Problem description
In the records, each line holding "auto" must be reported.

Input
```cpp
int kgpu_bank_fm_front(kgpu_bank *b, const void *d_out, long out_pitch, int nblocks, float *d_baseband, double *d_stats, void *stream);

int kgpu_bank_commit(kgpu_bank *b, void *stream);
int kgpu_use_static_kernels(int on);
int kgpu_use_cols_tma(int on);
int kgpu_cols_tma_fits(int L, int M, int in_type, int fmt, const void *d_in);
int kgpu_use_fused_forward(int on);
int kgpu_fused_forward_fits(int L, int M, int in_type, int fmt, const void *d_in);
int kgpu_fused_forward_options(int lead, int discard);
int kgpu_fused_shape(int *out);
int kgpu_fused_schedule(int nblocks, int lead, int ticket, int *out);
long kgpu_fused_discards(int blk, int idx, long *lines, long max);

int kgpu_plan_radices(int len, int *radices, int max);
int kgpu_plan_split(long n, int *n1, int *n2);
int kgpu_plan_radices_ex(int len, int *radices, int max);
int kgpu_plan_split_ex(long n, int *n1, int *n2);

int kgpu_multicast_copy(const void *d_src, void *mc_dst, unsigned long long bytes, int nctas, void *stream);

typedef struct kgpu_spectrum kgpu_spectrum;
kgpu_spectrum *kgpu_spectrum_create(int fft_n, int in_type, int bin_count);
int kgpu_spectrum_set_window(kgpu_spectrum *s, float const *window);
int kgpu_spectrum_run(kgpu_spectrum *s, const void *d_ring, long ring_samples, long end, int fmt, float scale,
                      const struct kgpu_scale_change *d_chg, int nchg, long long end_index, int derandomize, int shift, int fft_avg, double overlap, float *d_bins, void *stream);
int kgpu_spectrum_run_narrow(kgpu_spectrum *s, const void *d_ring, long ring_size, long ring_idx, int fft_avg,
                             double overlap, float *d_bins, int *fft_avg_used, void *stream);
// ... 12 lines not shown
```

ka9q_radio_b200/capi.py:

```python
from __future__ import annotations

import ctypes as C
import os
import subprocess
from pathlib import Path

PKG = Path(__file__).resolve().parent
LIB_PATH = PKG / "libka9qgpu.so"

KGPU_COMPLEX, KGPU_REAL = 1, 2
KGPU_FMT_F32, KGPU_FMT_I16 = 0, 1
KGPU_RAW_U8, KGPU_RAW_S8 = 1, 2
KGPU_RAW_S16, KGPU_RAW_U16, KGPU_RAW_SC16Q11 = 3, 4, 5
KGPU_RAW_F32, KGPU_RAW_CF32, KGPU_RAW_CF32_CNRMF, KGPU_RAW_CF32_FSCALE = 6, 7, 8, 9
KGPU_CHAN_ISB = 1
KGPU_CHAN_BEAM = 4

_lib = None


class KgpuError(RuntimeError):
    pass


# ... 81 lines not shown
    L.kgpu_bank_block_counter.restype = l
    L.kgpu_bank_run_ex.argtypes = [vp, vp, i, vp, l, vp, vp]
    L.kgpu_bank_run_one_ex.argtypes = [vp, i, vp, vp, vp, vp]
    L.kgpu_bank_noise.argtypes = [vp, vp, i, d, vp, vp]
    L.kgpu_bank_fm_front.argtypes = [vp, vp, l, i, vp, vp, vp]
    L.kgpu_use_static_kernels.argtypes = [i]
    L.kgpu_use_cols_tma.argtypes = [i]
    L.kgpu_cols_tma_fits.argtypes = [i, i, i, i, vp]
    L.kgpu_use_fused_forward.argtypes = [i]
    L.kgpu_fused_forward_fits.argtypes = [i, i, i, i, vp]
    L.kgpu_fused_forward_options.argtypes = [i, i]
    L.kgpu_fused_shape.argtypes = [vp]
    L.kgpu_fused_schedule.argtypes = [i, i, i, vp]
    L.kgpu_fused_discards.argtypes = [i, i, vp, l]
    L.kgpu_fused_discards.restype = l
    L.kgpu_profile_enable.argtypes = [i]
    L.kgpu_profile_name.argtypes = [i]
    L.kgpu_profile_name.restype = C.c_char_p
    L.kgpu_profile_get.argtypes = [i, vp, vp]
    L.kgpu_plan_radices.argtypes = [i, vp, i]
    L.kgpu_plan_split.argtypes = [l, vp, vp]
    L.kgpu_plan_radices_ex.argtypes = [i, vp, i]
    L.kgpu_plan_split_ex.argtypes = [l, vp, vp]
    L.kgpu_multicast_copy.argtypes = [vp, vp, C.c_ulonglong, i, vp]
    L.kgpu_algorithmic_bytes.argtypes = [vp, vp, i]
    L.kgpu_algorithmic_bytes.restype = d
    L.kgpu_spectrum_create.restype = vp
    L.kgpu_spectrum_create.argtypes = [i, i, i]
    L.kgpu_spectrum_set_window.argtypes = [vp, vp]
    L.kgpu_spectrum_run.argtypes = [vp, vp, l, l, i, f, vp, i, C.c_longlong, i, i, i, d, vp, vp]
# ... 369 lines not shown
```

ka9q_radio_b200/csrc/fft_static.cuh:

```cuda
#pragma once
#include "fft_radix.cuh"

namespace kfft {

template <int LEN, int... RS> struct SPlan {
  static constexpr int len = LEN;
  static constexpr int nst = sizeof...(RS);
  static constexpr int rad_arr[sizeof...(RS) > 0 ? sizeof...(RS) : 1] = {RS...};
  static constexpr int rad(int i) { return rad_arr[i]; }
  static constexpr int nsub(int i) {
    int n = LEN;
    for (int k = 0; k < i; k++) n /= rad_arr[k];
    return n;
  }
  static constexpr int stride(int i) { return nsub(i) / rad_arr[i]; }
  static constexpr int tw_off(int i) {
    int o = 0;
    for (int k = 0; k < i; k++)
      if (stride(k) > 1) o += (rad_arr[k] - 1) * stride(k);
    return o;
  }
  static constexpr bool valid() {
    int p = 1;
    for (int k = 0; k < nst; k++) p *= rad_arr[k];
// ... 99 lines not shown
};

__device__ __forceinline__ uint32_t smem_u32(void const *p) { return (uint32_t)__cvta_generic_to_shared(p); }
__device__ __forceinline__ void mbar_init(uint64_t *bar, int count) {
  asm volatile("mbarrier.init.shared::cta.b64 [%0], %1;" ::"r"(smem_u32(bar)), "r"(count));
}
__device__ __forceinline__ void mbar_fence_init() { asm volatile("fence.mbarrier_init.release.cluster;" ::: "memory"); }
__device__ __forceinline__ void mbar_expect_tx(uint64_t *bar, uint32_t bytes) {
  asm volatile("mbarrier.arrive.expect_tx.shared::cta.b64 _, [%0], %1;" ::"r"(smem_u32(bar)), "r"(bytes) : "memory");
}
__device__ __forceinline__ void bulk_g2s(void *dst, void const *src, uint32_t bytes, uint64_t *bar) {
  asm volatile("cp.async.bulk.shared::cluster.global.mbarrier::complete_tx::bytes [%0], [%1], %2, [%3];" ::"r"(smem_u32(dst)),
               "l"(src), "r"(bytes), "r"(smem_u32(bar))
               : "memory");
}
__device__ __forceinline__ void tensor_g2s_3d(void *dst, void const *map, int x, int y, int z, uint64_t *bar) {
  asm volatile("cp.async.bulk.tensor.3d.shared::cluster.global.tile.mbarrier::complete_tx::bytes [%0], [%1, {%2, %3, %4}], [%5];"
               ::"r"(smem_u32(dst)), "l"(map), "r"(x), "r"(y), "r"(z), "r"(smem_u32(bar))
               : "memory");
}
__device__ __forceinline__ void fence_proxy_async_global() { asm volatile("fence.proxy.async.global;" ::: "memory"); }
__device__ __forceinline__ void discard_l2_line(void *p) { asm volatile("discard.global.L2 [%0], 128;" ::"l"(p) : "memory"); }
__device__ __forceinline__ void mbar_wait(uint64_t *bar, uint32_t parity) {
  asm volatile(
      "{\n\t.reg .pred p;\n\t"
      "WAIT_%=:\n\t"
      "mbarrier.try_wait.parity.shared::cta.b64 p, [%0], %1;\n\t"
      "@p bra DONE_%=;\n\t"
      "bra WAIT_%=;\n\t"
      "DONE_%=:\n\t}" ::"r"(smem_u32(bar)),
// ... 6 lines not shown
```

ka9q_radio_b200/csrc/fwd_fused.cuh:

```cuda
#pragma once
#include "fwd_cols_r36.cuh"
#include "static_kernels_v2.cuh"

namespace kfft {

struct FusedShape {
  static constexpr int N1 = 1296, N2 = 1250;
  static constexpr int TILES = (N2 + 7) / 8;
  static constexpr int NC = (TILES + 1) / 2;
  static constexpr int NR = (N1 / 2 + 1 + RowsV2Shape<true>::IPC - 1) / RowsV2Shape<true>::IPC;
  static constexpr int T = 2 * ColsR36Shape::T;
  static constexpr int RT = RowsV2Shape<true>::T;
  static constexpr size_t smem = 2 * ColsR36Shape::smem > RowsV2Shape<true>::smem ? 2 * ColsR36Shape::smem : RowsV2Shape<true>::smem;
  static constexpr int DEFAULT_LEAD = 40;
  static_assert(ColsR36Shape::smem % 16 == 0, "the second tile's memory 16-byte aligned");
  static_assert(T % 32 == 0 && ColsR36Shape::T % 32 == 0 && RT % 32 == 0, "whole warps per tile and per R item");
};

enum FusedKind : int { kFusedCol = 0, kFusedRow = 1 };
struct FusedItem {
  int kind, blk, idx;
};

__host__ __device__ __forceinline__ FusedItem fused_item(int t, int nblocks, int lead) {
// ... 12 lines not shown
  unsigned *ctr;
  int nblocks, lead;
  int discard;
};

__device__ __forceinline__ void red_release_gpu_add(unsigned *p, unsigned v) {
  asm volatile("red.release.gpu.global.add.u32 [%0], %1;" ::"l"(p), "r"(v) : "memory");
}
__device__ __forceinline__ unsigned ld_acquire_gpu(unsigned const *p) {
  unsigned v;
  asm volatile("ld.acquire.gpu.global.u32 %0, [%1];" : "=r"(v) : "l"(p) : "memory");
  return v;
}

template <int FMT>
__global__ void __launch_bounds__(FusedShape::T, 1)
    fwd_fused_r36_v2(Pass1Args const a1, ColsR36Tables const t1, Pass2Args const a2, FwdTables const t2, FusedArgs const f,
                     const __grid_constant__ CUtensorMap tmap) {
  using F = FusedShape;
  extern __shared__ __align__(16) unsigned char smem_raw[];
  __shared__ __align__(8) uint64_t bars[RowsV2Shape<true>::COLS];
  __shared__ __align__(8) uint64_t tbar[2];
  __shared__ int s_ticket;
  int const tid = threadIdx.x;
  if (tid == 0) s_ticket = (int)atomicAdd(f.ctr, 1u);
  __syncthreads();
  FusedItem const it = fused_item(s_ticket, f.nblocks, f.lead);
  if (it.kind == kFusedCol) {
    int const h = tid >= ColsR36Shape::T, tile = 2 * it.idx + h;
    if (tile < F::TILES)
      fwd_cols_r36_body<FMT, F::N2, true>(a1, t1, &tmap, smem_raw + h * ColsR36Shape::smem, tbar[h], tid - h * ColsR36Shape::T,
                                           tile * 8, it.blk, [h] {
                                             asm volatile("bar.sync %0, %1;" ::"r"(1 + h), "n"(ColsR36Shape::T) : "memory");
                                           });
    __syncthreads();
    if (tid == 0) {
      __threadfence();
      red_release_gpu_add(f.ctr + 1 + fused_item(s_ticket, f.nblocks, f.lead).blk, 1u);
    }
    return;
  }
  if (tid >= F::RT) return;
  auto sync = [] { asm volatile("bar.sync 3, %0;" ::"n"(F::RT) : "memory"); };
  auto sync_or = [](int p) {
    int r;
    asm volatile("{\n\t.reg .pred q, o;\n\tsetp.ne.s32 q, %1, 0;\n\tbar.red.or.pred o, 3, %2, q;\n\tselp.s32 %0, 1, 0, o;\n\t}"
                 : "=r"(r)
                 : "r"(p), "n"(F::RT)
                 : "memory");
    return r;
  };
  if (tid == 0)
    while (ld_acquire_gpu(f.ctr + 1 + it.blk) < (unsigned)F::NC) __nanosleep(64);
  sync();
  fwd_rows_v2_body<true, F::N1, true, true>(a2, t2, smem_raw, bars, tbar[0], tid, it.blk, it.idx * RowsV2Shape<true>::IPC,
                                            sync, sync_or, f.discard);
}

}
```

ka9q_radio_b200/csrc/kgpu.cu:

```cuda
#include <cuda_runtime.h>
#include <cudaTypedefs.h>
#include <math.h>
#include <stdarg.h>
#include <stdio.h>
#include <stdlib.h>
#include <string.h>
#include <algorithm>
#include <complex>
#include <atomic>
#include <map>
#include <mutex>
#include <string>
#include <vector>

#include "../../include/ka9q_gpu.h"
#include "chan_kernels.cuh"
#include "chan_huge.cuh"
#include "chan_wide.cuh"
#include "fwd_kernels.cuh"
#include "noise_kernel.cuh"
#include "plan.cuh"
#include "static_kernels.cuh"
#include "static_kernels_v2.cuh"
#include "fwd_cols_r36.cuh"
// ... 19 lines not shown
static std::atomic<int> g_cols_tma{-1};
extern "C" int kgpu_use_cols_tma(int on) {
  g_cols_tma.store(on != 0);
  return 0;
}
static bool cols_tma_on() {
  int v = g_cols_tma.load();
  if (v < 0) {
    char const *e = getenv("KA9Q_COLS_TMA");
    g_cols_tma.compare_exchange_strong(v, (e && *e) ? (atoi(e) != 0) : 1);
    v = g_cols_tma.load();
  }
  return v != 0;
}
static std::atomic<int> g_fused{-1};
static std::atomic<int> g_fused_lead{FusedShape::DEFAULT_LEAD}, g_fused_discard{0};
extern "C" int kgpu_use_fused_forward(int on) {
  g_fused.store(on != 0);
  return 0;
}
static bool fused_on() {
  int v = g_fused.load();
  if (v < 0) {
    char const *e = getenv("KA9Q_FUSED_FWD");
    g_fused.compare_exchange_strong(v, (e && *e) ? (atoi(e) != 0) : 1);
    v = g_fused.load();
  }
  return v != 0;
}
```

Problem solution
  auto sync = [] { asm volatile("bar.sync 3, %0;" ::"n"(F::RT) : "memory"); };
  auto sync_or = [](int p) {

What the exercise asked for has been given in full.